__Your instructions__
Read through the records. Copy each line that has the word "lines".

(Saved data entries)

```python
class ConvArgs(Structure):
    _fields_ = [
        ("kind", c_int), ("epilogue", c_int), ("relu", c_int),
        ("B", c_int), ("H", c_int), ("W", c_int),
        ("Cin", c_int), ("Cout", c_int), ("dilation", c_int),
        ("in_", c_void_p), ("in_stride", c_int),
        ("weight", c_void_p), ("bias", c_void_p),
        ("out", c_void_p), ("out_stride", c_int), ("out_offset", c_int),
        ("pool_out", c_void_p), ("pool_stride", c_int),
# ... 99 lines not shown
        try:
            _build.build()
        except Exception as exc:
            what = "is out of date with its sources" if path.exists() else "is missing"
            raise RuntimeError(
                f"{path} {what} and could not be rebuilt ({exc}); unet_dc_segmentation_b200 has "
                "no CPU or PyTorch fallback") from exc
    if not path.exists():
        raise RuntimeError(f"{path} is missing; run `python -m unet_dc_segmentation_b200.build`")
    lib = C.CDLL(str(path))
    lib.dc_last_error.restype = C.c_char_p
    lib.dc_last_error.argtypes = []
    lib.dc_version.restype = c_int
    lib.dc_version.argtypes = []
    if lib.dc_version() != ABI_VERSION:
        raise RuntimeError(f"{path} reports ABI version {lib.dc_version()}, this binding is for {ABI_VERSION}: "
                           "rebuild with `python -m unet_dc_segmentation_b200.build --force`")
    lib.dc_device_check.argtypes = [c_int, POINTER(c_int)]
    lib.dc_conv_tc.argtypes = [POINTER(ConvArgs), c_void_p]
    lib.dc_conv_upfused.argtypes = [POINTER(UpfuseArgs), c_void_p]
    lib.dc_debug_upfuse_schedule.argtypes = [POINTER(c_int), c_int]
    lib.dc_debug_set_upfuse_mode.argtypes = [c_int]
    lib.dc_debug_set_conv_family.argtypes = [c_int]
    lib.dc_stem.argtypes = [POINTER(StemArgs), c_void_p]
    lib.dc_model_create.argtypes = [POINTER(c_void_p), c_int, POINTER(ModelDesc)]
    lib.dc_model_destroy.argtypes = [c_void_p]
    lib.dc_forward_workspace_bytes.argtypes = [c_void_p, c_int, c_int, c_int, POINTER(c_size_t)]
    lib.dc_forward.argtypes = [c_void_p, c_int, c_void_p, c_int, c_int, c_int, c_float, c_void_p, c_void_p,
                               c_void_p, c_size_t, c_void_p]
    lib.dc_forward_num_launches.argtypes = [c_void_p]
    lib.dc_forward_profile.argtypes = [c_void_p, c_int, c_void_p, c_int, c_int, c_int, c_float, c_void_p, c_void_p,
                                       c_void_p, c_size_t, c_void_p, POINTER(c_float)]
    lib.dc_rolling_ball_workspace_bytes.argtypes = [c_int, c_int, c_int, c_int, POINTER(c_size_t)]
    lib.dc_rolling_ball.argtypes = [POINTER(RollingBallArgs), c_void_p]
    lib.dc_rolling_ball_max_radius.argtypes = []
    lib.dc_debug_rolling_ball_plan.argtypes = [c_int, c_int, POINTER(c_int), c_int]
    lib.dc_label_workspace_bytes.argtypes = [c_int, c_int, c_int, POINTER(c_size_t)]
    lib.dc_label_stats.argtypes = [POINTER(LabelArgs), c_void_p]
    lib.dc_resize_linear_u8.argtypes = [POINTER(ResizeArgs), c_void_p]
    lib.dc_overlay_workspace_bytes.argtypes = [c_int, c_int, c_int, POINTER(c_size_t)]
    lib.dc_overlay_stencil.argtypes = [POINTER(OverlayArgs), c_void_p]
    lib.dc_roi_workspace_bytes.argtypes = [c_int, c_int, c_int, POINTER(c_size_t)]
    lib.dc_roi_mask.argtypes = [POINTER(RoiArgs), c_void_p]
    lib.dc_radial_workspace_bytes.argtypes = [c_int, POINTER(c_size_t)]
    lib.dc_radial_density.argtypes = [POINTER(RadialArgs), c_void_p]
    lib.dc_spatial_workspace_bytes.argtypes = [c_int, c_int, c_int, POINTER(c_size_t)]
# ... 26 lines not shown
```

__Problem solution__
# ... 99 lines not shown
# ... 26 lines not shown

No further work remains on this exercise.